# laptops



## guppyart

so I am looking at getting a laptop for when I go to japan for 12days and then further use while in university also.

anyone have any recommendations,, I am mainly looking for long battery life and mobility/light.

currently been looking at these 2 alot being subcompacts there wicked light.
http://www.ncix.com/products/index.php?sku=31409&vpn=U100-035LA&manufacture=MSI/MicroStar
http://h20386.www2.hp.com/CanadaStore/SubCategories.aspx?pid=C17530

that or dells inspiron 1525 :S.

any knowledge/experience on this would be apppreciated


----------



## trashion

I love my macbook. Now a year old, hasn't failed me yet


----------



## lohachata

mac airbook..i thinkjust don't cut yourself on it...


----------



## ivwarrior

Well, my first recommendation is to avoid Compaq/HP. Absolute worst POS laptop I've had. My wife and I each bought one (before we started having problems with the first one) and they were both junk. Several other people I've talked to have had the same issues.

Now, we currently both have Toshiba laptops, and neither of us has had a problem with either. They're both probably 2 years old, and mine saw months, and many thousands of miles, of time in my van serving navigation/map duties. Wasn't on a proper stand, either, just sitting on a center console, so vibration, bumps in the road, etc were commom, as PA doesn't exactly have the smoothest roads in the country.


----------



## akangelfood

I have a 15" MacBook Pro and it is amazing. Running basic programs I can get about 4 hours on one basic battery charge. I've had it since January and I have nothing but great things to say about it. It's super portable for a screen of this size, the battery life is amazing, and I love the display (I chose matte). It also has great gaming capability, if that means anything to you, however, it does get warm when you put it to the test with high-graphic games.
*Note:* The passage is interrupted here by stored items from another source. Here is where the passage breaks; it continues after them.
+template <int F, int D>
+__device__ __forceinline__ void row_run(const float4* src, float4* dst, float4* ring, int lane, int strip, int r0, int n) {
+    const int pos = lane & 15, lsub = lane >> 4;
+    const int nf = (n + F - 1) / F;
+    auto issue = [&](int f) {
+        if (f < nf) {
+            float4* d = ring + (f % (D + 1)) * (F * 256);
+#pragma unroll
+            for (int g = 0; g < F; ++g) {
+                const int p = (r0 + f * F + g) * 16 + pos;
+                if (f * F + g < n) {
+#pragma unroll
+                    for (int k = 0; k < 8; ++k)
+                        cp16(d + (lsub + 2 * k) * (F * 16) + g * 16 + pos, src + (size_t)(strip * 16 + lsub + 2 * k) * SW + p);
+                }
+            }
+        }
+        commit();
+    };
+    for (int f = 0; f < D; ++f) issue(f);
+    const int opos = lane & 7, osub = lane >> 3;
+    for (int f = 0; f < nf; ++f) {
+        issue(f + D);
+        wait_groups<D>();
+        __syncwarp();
+        const float4* s = ring + (f % (D + 1)) * (F * 256);
+#pragma unroll
+        for (int g = 0; g < F; ++g) {
+            const int r = f * F + g;
+            if (r < n) {
+                float4* o = dst + (size_t)(strip * 16 + osub) * DW + (r0 + r) * 8 + opos;
+#pragma unroll
+                for (int k = 0; k < 4; ++k) o[(size_t)4 * k * DW] = s[(osub + 4 * k) * (F * 16) + g * 16 + 2 * opos];
+            }
+        }
+        __syncwarp();
+    }
+    wait_groups<0>();
+    __syncwarp();
+}
+
+template <int F, int D>
+__global__ void __launch_bounds__(kNW * 32, 1) row_a(const float4* src, float4* dst, int nwb) {
+    extern __shared__ float4 sm[];
+    const int warp = threadIdx.x >> 5, lane = threadIdx.x & 31;
+    if (warp >= nwb) return;
+    float4* ring = sm + warp * (D + 1) * F * 256;
+    const long long units = (long long)kRowStrips * kRowRps, nw = (long long)gridDim.x * nwb, gw = blockIdx.x * nwb + warp;
+    long long u0 = gw * units / nw;
+    const long long u1 = (gw + 1) * units / nw;
+    while (u0 < u1) {
+        const int strip = (int)(u0 / kRowRps), r0 = (int)(u0 % kRowRps);
+        const int n = (int)(u1 - u0 < kRowRps - r0 ? u1 - u0 : kRowRps - r0);
+        row_run<F, D>(src, dst, ring, lane, strip, r0, n);
+        u0 += n;
+    }
+}
+
+__global__ void __launch_bounds__(kNW * 32, 1) copy_d(const float4* __restrict__ src, float4* __restrict__ dst, size_t n_out) {
+    const size_t stride = (size_t)gridDim.x * blockDim.x;
+    for (size_t i = (size_t)blockIdx.x * blockDim.x + threadIdx.x; i < n_out; i += 4 * stride) {
+        float4 a[4], b[4];
+#pragma unroll
+        for (int u = 0; u < 4; ++u) {
+            const size_t j = i + u * stride;
+            if (j < n_out) {
+                a[u] = __ldcs(src + j);
+                b[u] = __ldcs(src + n_out + j);
+            }
+        }
+#pragma unroll
+        for (int u = 0; u < 4; ++u) {
+            const size_t j = i + u * stride;
+            if (j < n_out) __stcs(dst + j, make_float4(a[u].x, b[u].y, a[u].z, b[u].w));
+        }
+    }
+}
+
+__global__ void flush_kernel(float4* p, size_t n, float v) {
+    for (size_t i = (size_t)blockIdx.x * blockDim.x + threadIdx.x; i < n; i += (size_t)gridDim.x * blockDim.x)
+        p[i] = make_float4(v, v, v, v);
+}
+
+int main(int argc, char** argv) {
+    const int reps = argc > 1 ? atoi(argv[1]) : 30;
+    cudaDeviceProp prop;
+    CK(cudaGetDeviceProperties(&prop, 0));
+    const int sms = prop.multiProcessorCount;
+    const size_t n_src = (size_t)SW * SH, n_mid = (size_t)DW * SH, n_dst = (size_t)DW * DH, n_flush = (size_t)64 << 20;
+    float4 *src, *mid, *dst, *fl;
+    CK(cudaMalloc(&src, n_src * 16));
+    CK(cudaMalloc(&mid, n_mid * 16));
+    CK(cudaMalloc(&dst, n_dst * 16));
+    CK(cudaMalloc(&fl, n_flush * 16));
+    CK(cudaMemset(src, 0, n_src * 16));
+    CK(cudaMemset(mid, 0, n_mid * 16));
+
+    struct Pat {
+        std::string name;
+        double bytes;
+        int smem;
+        void (*launch)(int, int, const float4*, float4*, const float4*, float4*, float4*);
+    };
+    const double row_b = (double)(n_src + n_mid) * 16, col_b_ = (double)(n_mid + n_dst) * 16;
+    auto set_smem = [](const void* k, int b) { CK(cudaFuncSetAttribute(k, cudaFuncAttributeMaxDynamicSharedMemorySize, b)); };
+    const int col_sm = kNW * (kColLA + 1) * 256 * 16;
+    set_smem((const void*)col_a, col_sm);
+    set_smem((const void*)col_b, col_sm);
+    const int row1 = kNW * 3 * 256 * 16, row2 = kNW * 2 * 2 * 256 * 16, row4_w = (227 * 1024) / (2 * 4 * 256 * 16);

Buying a laptop can be a hard decision! Best of luck!


----------



## Ricker

I would get one that is at least 15.4" screen less strain on eyes. Also what is budget do you play games?


----------



## Chaos553

ivwarrior said:


> Well, my first recommendation is to avoid Compaq/HP. Absolute worst POS laptop I've had. My wife and I each bought one (before we started having problems with the first one) and they were both junk. Several other people I've talked to have had the same issues.


Really? Because I have a 17 inch HP which I've had since black friday and hasn't caused me problems yet. It weighs next to nothing, comes with vista (which IMO is better on laptops than desktops) and it was a pretty affordable price. The only bad thing that I've heard so far about HPs is that the hinges can break off easily, but I don't rip my screen open, so I'll never have that problem. My sister also has had the same laptop for over 3 years and hasn't had a problem with it either. Maybe it was a different model you had?

MacBooks are really good laptops if you are into video design or any kind of graphic design, but I think they just cost too much if you aren't using it for that kind of ability. I LOVE the look of them however, and really wanted to get one, but didn't have that kind of money, so yeah =(.

It's also about personal preference too. Don't just get one because someone said so, make up your own mind and find one you just fall in love with. It's almost like choosing a girlfriend ;D.


----------



## ivwarrior

We had continual problems with the power jack on both of ours. Plus the HD died, TWICE, on mine, video went out, had to have that replaced, and some other stuff that escapes my memory right now. Several others have told me about having the power jack issues, too.


----------



## guppyart

I actually found the small screen not a problem on the eyes,, you have to remeber you can just bump the font size up and the res isn't so bad on the 2 I have been looking at.

price would be about 800-900$ so the macs are out of the question already drooled over a few.

and gaming meh if it can yay if not who cares for me.


----------



## Guest

I thought you were a huge PC gamer, Nate? Or do you just use a desktop for that?


----------



## sneasle

My $.02

HP has made a lot of changes over the last 2 years. Their products are no longer the crappyness that they were.

I am a very very picky person when it comes to computers. I usually build all of my own systems and those of my immediate family and friends. I research every part/chipset in depth before I buy it. I don't have money to throw around so I make sure I get the best that *my* money can buy.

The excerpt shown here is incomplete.